In a normal linear model through the origin, independent observations \(Y_{1},
\ldots, Y_{n}\) are such that \(Y_{j} \sim N\left(\beta x_{j},
\sigma^{2}\right)\). Show that the log likelihood for a sample \(y_{1}, \ldots,
y_{n}\) is
$$
\ell\left(\beta, \sigma^{2}\right)=-\frac{n}{2} \log \left(2 \pi
\sigma^{2}\right)-\frac{1}{2 \sigma^{2}} \sum_{j=1}^{n}\left(y_{j}-\beta
x_{j}\right)^{2}
$$
Deduce that the likelihood equations are equivalent to \(\sum
x_{j}\left(y_{j}-\widehat{\beta} x_{j}\right)=0\) and \(\hat{\sigma}^{2}=\)
\(n^{-1} \sum\left(y_{j}-\widehat{\beta} x_{j}\right)^{2}\), and hence find the
maximum likelihood estimates \(\widehat{\beta}\) and \(\widehat{\sigma}^{2}\) for
data with \(x=(1,2,3,4,5)\) and \(y=(2.81,5.48,7.11,8.69,11.28)\)

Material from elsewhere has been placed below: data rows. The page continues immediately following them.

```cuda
cudaError_t launch_median_u8(const MedianLaunch &L, cudaStream_t stream, int *launches) {
  if (launches) *launches = 0;
  if (L.ow <= 0 || L.oh <= 0 || L.n_frames == 0 || L.width <= 0 || L.height <= 0) return cudaSuccess;
  if (L.ksize < 3 || L.ksize > 15 || (L.ksize & 1) == 0) return cudaErrorInvalidValue;
  MedianArgs a{};
  a.src = L.src;
  a.dst = L.dst;
  a.src_step = L.src_step;
  a.dst_step = L.dst_step;
  a.src_frame_stride = L.src_frame_stride;
  a.dst_frame_stride = L.dst_frame_stride;
  a.width = L.width;
  a.height = L.height;
  a.ox0 = L.ox0;
  a.oy0 = L.oy0;
  a.ow = L.ow;
  a.oh = L.oh;
  if (L.points) {
    if (!L.Q || L.points_stride_bytes % 16 != 0) return cudaErrorInvalidValue;
    a.points = reinterpret_cast<float4 *>(L.points);
    a.points_frame_stride = L.points_stride_bytes / 16;
    a.scale = L.scale;
    a.zero_numer = L.zero_numer ? 1 : 0;
    a.Q = *L.Q;
  }
  if (launches) *launches = 1;
  if (L.ksize == 3 && L.variant == 0 && !L.points && L.oh <= 65535 && L.n_frames <= 65535) {
    median3_net_kernel<<<dim3((unsigned)((L.ow + 127) / 128), (unsigned)L.oh, L.n_frames), 128, 0, stream>>>(a);
    return cudaGetLastError();
  }
  a.n_colblk = (L.ow + 31) / 32;
  int strip = 64;
  const uint64_t want = (uint64_t)L.sm_count * 16;
  while (strip > 2 && (uint64_t)a.n_colblk * ((L.oh + strip - 1) / strip) * L.n_frames < want) strip >>= 1;
  if (L.strip_rows > 0) strip = L.strip_rows;
  a.strip_rows = strip;
  a.n_strip = (L.oh + strip - 1) / strip;
  a.units_per_frame = (uint32_t)a.n_colblk * (uint32_t)a.n_strip;
  const uint64_t total = (uint64_t)a.units_per_frame * L.n_frames;
  if (total > 0xffffffffull) return cudaErrorInvalidValue;
  a.total_units = (uint32_t)total;
  const uint64_t cap = (uint64_t)L.sm_count * 6;
  const uint64_t ctas = (total + kWarps - 1) / kWarps;
  const int grid = (int)(ctas < cap ? ctas : cap);
  switch (L.ksize) {
    case 3: return launch_k<3>(a, grid, stream);
    case 5: return launch_k<5>(a, grid, stream);
    case 7: return launch_k<7>(a, grid, stream);
    case 9: return launch_k<9>(a, grid, stream);
    case 11: return launch_k<11>(a, grid, stream);
    case 13: return launch_k<13>(a, grid, stream);
    default: return launch_k<15>(a, grid, stream);
  }
}

}
```

disparity_to_point_cloud_b200/csrc/median.h:

```cpp
#pragma once
#include <cstddef>
#include <cstdint>
#include <cuda_runtime.h>

#include "reproject.h"

namespace d2pc {

struct MedianLaunch {
  const uint8_t *src = nullptr;
  uint8_t *dst = nullptr;
  size_t src_step = 0, dst_step = 0, src_frame_stride = 0, dst_frame_stride = 0;
  uint32_t n_frames = 1;
  int width = 0, height = 0;
  int ox0 = 0, oy0 = 0, ow = 0, oh = 0;
  int ksize = 11;
  int sm_count = 148;
  int strip_rows = 0;
  int variant = 0;
  uint8_t *points = nullptr;
  size_t points_stride_bytes = 0;
  const QParams *Q = nullptr;
  float scale = 0.125f;
  bool zero_numer = false;
};

cudaError_t launch_median_u8(const MedianLaunch &L, cudaStream_t stream, int *launches);

}
```

Measured before the change: 358,300.

## Add column-histogram median kernel and retune strip height for large frames

Adds a new median filter kernel that keeps a per-column packed 4-bit/8-bit histogram in shared memory plus a row ring buffer, and tracks the median by counting values below it with SWAR popcount tricks. It is selectable with median_algo=2 and is off by default. The launch code also changes the default strip height when the computed strip stays at 64, using a batch_strip heuristic that applies to the existing kernel as well. This shifts the trade-off between per-strip setup cost and parallelism, and the new kernel adds shared-memory pressure and complexity.

```diff
diff --git a/disparity_to_point_cloud_b200/csrc/capi.cu b/disparity_to_point_cloud_b200/csrc/capi.cu
--- a/disparity_to_point_cloud_b200/csrc/capi.cu
+++ b/disparity_to_point_cloud_b200/csrc/capi.cu
@@ -125,6 +125,7 @@
   bool color_lut_ready = false;
   cudaEvent_t ev_fuse = nullptr;
   int rows_per_unit = 0, ctas_per_sm = 0, median_strip = 0, median_variant = 0;
+  int median_algo = 0;
   bool force_scalar = false, force_generic = false;
   int compact_variant = 0, exact_variant = 0, prefetch_dist = 0, zero_numer = 0, crop_load = 0, crop_probe = 0;
   int fuse_median = 0;
@@ -518,6 +519,7 @@
     M.sm_count = ctx->sm_count;
     M.strip_rows = ctx->median_strip;
     M.variant = ctx->median_variant;
+    M.algo = ctx->median_algo;
     bool zero_numer = false;
     const bool fuse = ctx->fuse_median >= 0 && M.ow > 0 && M.oh > 0 && (c.median_ksize > 3 || M.variant != 0) &&
                       reproject_fuses_with_median(L, &zero_numer);
@@ -817,6 +819,10 @@
   if (const char *v = getenv("D2PC_CTAS_PER_SM")) ctx->ctas_per_sm = atoi(v);
   if (const char *v = getenv("D2PC_CROP_LOAD")) ctx->crop_load = atoi(v);
   if (const char *v = getenv("D2PC_MEDIAN_STRIP")) ctx->median_strip = atoi(v);
+  if (const char *v = getenv("D2PC_MEDIAN_ALGO")) {
+    const int algo = atoi(v);
+    if (algo >= 0 && algo <= 2) ctx->median_algo = algo;
+  }
   if (const char *v = getenv("D2PC_EXACT_VARIANT")) ctx->exact_variant = atoi(v);
 
   if (c.max_width > 0 && c.max_height > 0) {
@@ -1011,6 +1017,10 @@
   else if (k == "ctas_per_sm") ctx->ctas_per_sm = value;
   else if (k == "median_strip") ctx->median_strip = value;
   else if (k == "median_variant") ctx->median_variant = value;
+  else if (k == "median_algo") {
+    if (value < 0 || value > 2) return D2PC_ERR_INVALID_ARG;
+    ctx->median_algo = value;
+  }
   else if (k == "force_scalar") ctx->force_scalar = value != 0;
   else if (k == "force_generic") ctx->force_generic = value != 0;
   else if (k == "force_park" || k == "compact_variant") ctx->compact_variant = value;
@@ -1371,6 +1381,7 @@
   M.sm_count = ctx->sm_count;
   M.strip_rows = ctx->median_strip;
   M.variant = ctx->median_variant;
+  M.algo = ctx->median_algo;
   int nl = 0;
   CU(ctx, launch_median_u8(M, ctx->s_compute, &nl));
   ctx->launches += nl;
@@ -1443,6 +1454,7 @@
     M.ksize = c.fuse_median_ksize;
     M.sm_count = ctx->sm_count;
     M.variant = ctx->median_variant;
+    M.algo = ctx->median_algo;
     CU(ctx, launch_median_u8(M, stream, &nl));
     ctx->launches += nl;
   } else {
diff --git a/disparity_to_point_cloud_b200/csrc/median.cu b/disparity_to_point_cloud_b200/csrc/median.cu
--- a/disparity_to_point_cloud_b200/csrc/median.cu
+++ b/disparity_to_point_cloud_b200/csrc/median.cu
@@ -35,6 +35,41 @@
   asm("{\n\t.reg .pred p;\n\tsetp.lt.u32 p, %1, %2;\n\t@p add.s32 %0, %0, %3;\n\t}" : "+r"(below) : "r"(off), "r"(med_off), "n"(kDelta));
 }
 
+template <int kFuse>
+struct MedianOut {
+  int x;
+  bool ok;
+  uint8_t *dst;
+  double xd = 0.0;
+  bool xslow = false, xzero = false;
+  float4 *points = nullptr;
+
+  __device__ __forceinline__ MedianOut(const MedianArgs &a, uint32_t f, int x_) : x(x_), ok(x_ < a.ox0 + a.ow) {
+    dst = a.dst + (size_t)f * a.dst_frame_stride;
+    if constexpr (kFuse != 0) {
+      xd = rect_axis_const(x, a.Q.q03);
+      xslow = rect_axis_slow_t<kFuse == 2>(xd) || a.Q.zd_slow;
+      xzero = kFuse == 2 && rect_axis_zero(xd);
+      points = a.points + (size_t)f * a.points_frame_stride + (x - a.ox0);
+    }
+  }
+
+  __device__ __forceinline__ void put(const MedianArgs &a, int y, int med) const {
+    if (!ok) return;
+    if constexpr (kFuse != 0) {
+      const float disp = __fadd_rn(__fmul_rn((float)med, a.scale), 0.0f);
+      const double yd = rect_axis_const(y, a.Q.q13);
+      bool slow;
+      float4 p = reproject_exact_rectified<true, true, kFuse == 2>(
+          a.Q, xd, yd, xslow || rect_axis_slow_t<kFuse == 2>(yd), xzero || (kFuse == 2 && rect_axis_zero(yd)), disp, slow);
+      if (__builtin_expect(slow, 0)) p = reproject_exact_slow(a.Q.q, x, y, disp);
+      __stcs(points + (size_t)(y - a.oy0) * a.ow, p);
+    } else {
+      dst[(size_t)y * a.dst_step + x] = (uint8_t)med;
+    }
+  }
+};
+
 template <int K, int kFuse>
 __global__ void __launch_bounds__(kThreads) median_hist_kernel(const __grid_constant__ MedianArgs a) {
   constexpr int R = K / 2;
@@ -55,17 +90,7 @@
     const int y_first = a.oy0 + strip * a.strip_rows;
     const int y_end = min(y_first + a.strip_rows, a.oy0 + a.oh);
     const uint8_t *src = a.src + (size_t)f * a.src_frame_stride;
-    uint8_t *dst = a.dst + (size_t)f * a.dst_frame_stride;
-    const bool col_ok = (x0 + lane) < (a.ox0 + a.ow);
-    double xd = 0.0;
-    bool xslow = false, xzero = false;
-    float4 *points = nullptr;
-    if constexpr (kFuse != 0) {
-      xd = rect_axis_const(x0 + lane, a.Q.q03);
-      xslow = rect_axis_slow_t<kFuse == 2>(xd) || a.Q.zd_slow;
-      xzero = kFuse == 2 && rect_axis_zero(xd);
-      points = a.points + (size_t)f * a.points_frame_stride + (x0 + lane - a.ox0);
-    }
+    const MedianOut<kFuse> out(a, f, x0 + lane);
 
     const int gx_a = clampi(x0 - R + lane, 0, a.width - 1);
     const int gx_b = clampi(x0 - R + 32 + lane, 0, a.width - 1);
@@ -109,19 +134,7 @@
 
     int slot = 0;
     for (int y = y_first; y < y_end; ++y) {
-      if constexpr (kFuse != 0) {
-        if (col_ok) {
-          const float disp = __fadd_rn(__fmul_rn((float)med, a.scale), 0.0f);
-          const double yd = rect_axis_const(y, a.Q.q13);
-          bool slow;
-          float4 p = reproject_exact_rectified<true, true, kFuse == 2>(
-              a.Q, xd, yd, xslow || rect_axis_slow_t<kFuse == 2>(yd), xzero || (kFuse == 2 && rect_axis_zero(yd)), disp, slow);
-          if (__builtin_expect(slow, 0)) p = reproject_exact_slow(a.Q.q, x0 + lane, y, disp);
-          __stcs(points + (size_t)(y - a.oy0) * a.ow, p);
-        }
-      } else {
-        if (col_ok) dst[(size_t)y * a.dst_step + x0 + lane] = (uint8_t)med;
-      }
+      out.put(a, y, med);
       if (y + 1 >= y_end) break;
       const uint8_t *row = src + (size_t)clampi(y + 1 + R, 0, a.height - 1) * a.src_step;
       const uint32_t na = hist_off(row[gx_a]);
@@ -157,6 +170,172 @@
         ++med;
       }
       med_off = hist_off(med);
+    }
+  }
+}
+
+template <int K>
+struct ColHist {
+  static constexpr int kWords = (3 + K + 3) / 4;
+  static constexpr int kSpan = 4 * (7 + kWords);
+  static constexpr int kPitch = ((kSpan / 4) & 1) ? kSpan : kSpan + 4;
+  static constexpr int kHistBytes = 128 * kPitch;
+  static constexpr int kRingRows = K + 1;
+};
+
+template <int K>
+__device__ __forceinline__ uint32_t window_mask(int lane, int j) {
+  const int lo = (lane & 3) - 4 * j, hi = lo + K;
+  const uint32_t m_lo = lo <= 0 ? 0xffffffffu : (lo >= 4 ? 0u : 0xffffffffu << (8 * lo));
+  const uint32_t m_hi = hi >= 4 ? 0xffffffffu : (hi <= 0 ? 0u : 0xffffffffu >> (8 * (4 - hi)));
+  return m_lo & m_hi;
+}
+
+template <int K>
+__device__ __forceinline__ int count_below(const uint32_t *w, const uint32_t (&mask80)[ColHist<K>::kWords],
+                                           uint32_t y4, uint32_t y7) {
+  int n = 0;
+#pragma unroll
+  for (int j = 0; j < ColHist<K>::kWords; ++j) {
+    const uint32_t x = w[j];
+    const uint32_t d = (x | 0x80808080u) - y7;
+    n += __popc(((~x & y4) | (~(x ^ y4) & ~d)) & mask80[j]);
+  }
+  return n;
+}
+
+template <int K>
+__device__ __forceinline__ int count_bin(const uint8_t *hist_q, const uint32_t (&mask0f)[ColHist<K>::kWords], int b) {
+  const uint32_t *w = reinterpret_cast<const uint32_t *>(hist_q + (b & 127) * ColHist<K>::kPitch);
+  const int sh = (b >> 5) & 4;
+  uint32_t acc = 0;
+#pragma unroll
+  for (int j = 0; j < ColHist<K>::kWords; ++j) acc += (w[j] >> sh) & mask0f[j];
+  return (int)((acc * 0x01010101u) >> 24);
+}
+
+template <int K, int kSign>
+__device__ __forceinline__ void col_update(uint8_t *hist, int col, uint32_t v) {
+  uint8_t *p = hist + (v & 127) * ColHist<K>::kPitch + col;
+  const int delta = (int)(v >> 7) * 15 + 1;
+  *p = (uint8_t)(*p + kSign * delta);
+}
+
+template <int K, int kFuse>
+__global__ void __launch_bounds__(kThreads) median_colhist_kernel(const __grid_constant__ MedianArgs a) {
+  using G = ColHist<K>;
+  constexpr int R = K / 2;
+  constexpr int kRank = (K * K) / 2;
+  constexpr int kProbes = 4;
+  __shared__ __align__(16) uint8_t s_hist[kWarps][G::kHistBytes];
+  __shared__ __align__(16) uint8_t s_ring[kWarps][G::kRingRows][G::kSpan];
+  const int lane = threadIdx.x & 31, wic = threadIdx.x >> 5;
+  uint8_t *hist = s_hist[wic];
+  const uint8_t *hist_q = hist + 4 * (lane >> 2);
+  uint8_t(*ring)[G::kSpan] = s_ring[wic];
+  const bool halo = lane < K - 1;
+
+  uint32_t mask80[G::kWords], mask0f[G::kWords];
+#pragma unroll
+  for (int j = 0; j < G::kWords; ++j) {
+    const uint32_t m = window_mask<K>(lane, j);
+    mask80[j] = m & 0x80808080u;
+    mask0f[j] = m & 0x0f0f0f0fu;
+  }
+  auto ring_words = [&](int slot) { return reinterpret_cast<const uint32_t *>(ring[slot]) + (lane >> 2); };
+
+  for (uint32_t unit = blockIdx.x * kWarps + wic; unit < a.total_units; unit += gridDim.x * kWarps) {
+    const uint32_t f = unit / a.units_per_frame;
+    const uint32_t rem = unit - f * a.units_per_frame;
+    const int strip = rem / a.n_colblk;
+    const int cb = rem - strip * a.n_colblk;
+    const int x0 = a.ox0 + cb * 32;
+    const int y_first = a.oy0 + strip * a.strip_rows;
+    const int y_end = min(y_first + a.strip_rows, a.oy0 + a.oh);
+    const uint8_t *src = a.src + (size_t)f * a.src_frame_stride;
+    const MedianOut<kFuse> out(a, f, x0 + lane);
+
+    const int gx_a = clampi(x0 - R + lane, 0, a.width - 1);
+    const int gx_b = clampi(x0 - R + 32 + lane, 0, a.width - 1);
+
+    __syncwarp();
+#pragma unroll
+    for (int i = 0; i < G::kHistBytes / (32 * 16); ++i)
+      reinterpret_cast<uint4 *>(hist)[i * 32 + lane] = make_uint4(0, 0, 0, 0);
+#pragma unroll
+    for (int s = 0; s < K; ++s) {
+      const uint8_t *row = src + (size_t)clampi(y_first - R + s, 0, a.height - 1) * a.src_step;
+      ring[s][lane] = row[gx_a];
+      if (halo) ring[s][32 + lane] = row[gx_b];
+    }
+    __syncwarp();
+#pragma unroll 1
+    for (int s = 0; s < K; ++s) {
+      col_update<K, 1>(hist, lane, ring[s][lane]);
+      if (halo) col_update<K, 1>(hist, 32 + lane, ring[s][32 + lane]);
+    }
+    int med = 0, lt = 0;
+    {
+      int hi = 256;
+#pragma unroll 1
+      for (int p = 0; p < kProbes; ++p) {
+        const int mid = (med + hi) >> 1;
+        const uint32_t y4 = (uint32_t)mid * 0x01010101u;
+        int c = 0;
+#pragma unroll 1
+        for (int s = 0; s < K; ++s) c += count_below<K>(ring_words(s), mask80, y4, y4 & 0x7f7f7f7fu);
+        if (c <= kRank) med = mid, lt = c;
+        else hi = mid;
+      }
+    }
+    __syncwarp();
+    for (;;) {
+      const int c = count_bin<K>(hist_q, mask0f, med);
+      if (lt + c > kRank) break;
+      lt += c;
+      ++med;
+    }
+
+    int s_out = 0, s_in = K;
+    const uint8_t *row_in = src + (size_t)clampi(y_first + 1 + R, 0, a.height - 1) * a.src_step;
+    uint32_t na = row_in[gx_a], nb = halo ? row_in[gx_b] : 0u;
+    for (int y = y_first; y < y_end; ++y) {
+      out.put(a, y, med);
+      if (y + 1 >= y_end) break;
+      if (y + 2 + R <= a.height - 1) row_in += a.src_step;
+      const uint32_t na_next = row_in[gx_a];
+      const uint32_t nb_next = halo ? row_in[gx_b] : 0u;
+      const uint32_t oa = ring[s_out][lane];
+      const uint32_t ob = halo ? ring[s_out][32 + lane] : 0u;
+      ring[s_in][lane] = (uint8_t)na;
+      if (halo) ring[s_in][32 + lane] = (uint8_t)nb;
+      __syncwarp();
+      const uint32_t y4 = (uint32_t)med * 0x01010101u, y7 = y4 & 0x7f7f7f7fu;
+      lt += count_below<K>(ring_words(s_in), mask80, y4, y7) - count_below<K>(ring_words(s_out), mask80, y4, y7);
+      col_update<K, -1>(hist, lane, oa);
+      col_update<K, 1>(hist, lane, na);
+      if (halo) {
+        col_update<K, -1>(hist, 32 + lane, ob);
+        col_update<K, 1>(hist, 32 + lane, nb);
+      }
+      s_out = (s_out == K) ? 0 : s_out + 1;
+      s_in = (s_in == K) ? 0 : s_in + 1;
+      na = na_next;
+      nb = nb_next;
+      __syncwarp();
+      if (lt > kRank) {
+        do {
+          --med;
+          lt -= count_bin<K>(hist_q, mask0f, med);
+        } while (lt > kRank);
+      } else {
+        for (;;) {
+          const int c = count_bin<K>(hist_q, mask0f, med);
+          if (lt + c > kRank) break;
+          lt += c;
+          ++med;
+        }
+      }
     }
   }
 }
@@ -187,11 +366,22 @@
 }
 
 template <int K>
-cudaError_t launch_k(const MedianArgs &a, int grid, cudaStream_t s) {
-  if (a.points && a.zero_numer) median_hist_kernel<K, 2><<<grid, kThreads, 0, s>>>(a);
-  else if (a.points) median_hist_kernel<K, 1><<<grid, kThreads, 0, s>>>(a);
-  else median_hist_kernel<K, 0><<<grid, kThreads, 0, s>>>(a);
+cudaError_t launch_k(const MedianArgs &a, bool colhist, int grid, cudaStream_t s) {
+  if (colhist) {
+    if (a.points && a.zero_numer) median_colhist_kernel<K, 2><<<grid, kThreads, 0, s>>>(a);
+    else if (a.points) median_colhist_kernel<K, 1><<<grid, kThreads, 0, s>>>(a);
+    else median_colhist_kernel<K, 0><<<grid, kThreads, 0, s>>>(a);
+  } else {
+    if (a.points && a.zero_numer) median_hist_kernel<K, 2><<<grid, kThreads, 0, s>>>(a);
+    else if (a.points) median_hist_kernel<K, 1><<<grid, kThreads, 0, s>>>(a);
+    else median_hist_kernel<K, 0><<<grid, kThreads, 0, s>>>(a);
+  }
   return cudaGetLastError();
+}
+
+int batch_strip(int oh) {
+  const int n = oh < 120 ? 1 : (oh + 40) / 80;
+  return (oh + n - 1) / n;
 }
 
 }
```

Show that the observed information matrix evaluated at the maximum likelihood
estimates is diagonal and use it to obtain approximate \(95 \%\) confidence
intervals for the parameters. Plot the data and your fitted line
\(y=\widehat{\beta} x\). Say whether you think the model is correct, with
reasons. Discuss the adequacy of the normal approximations in this example.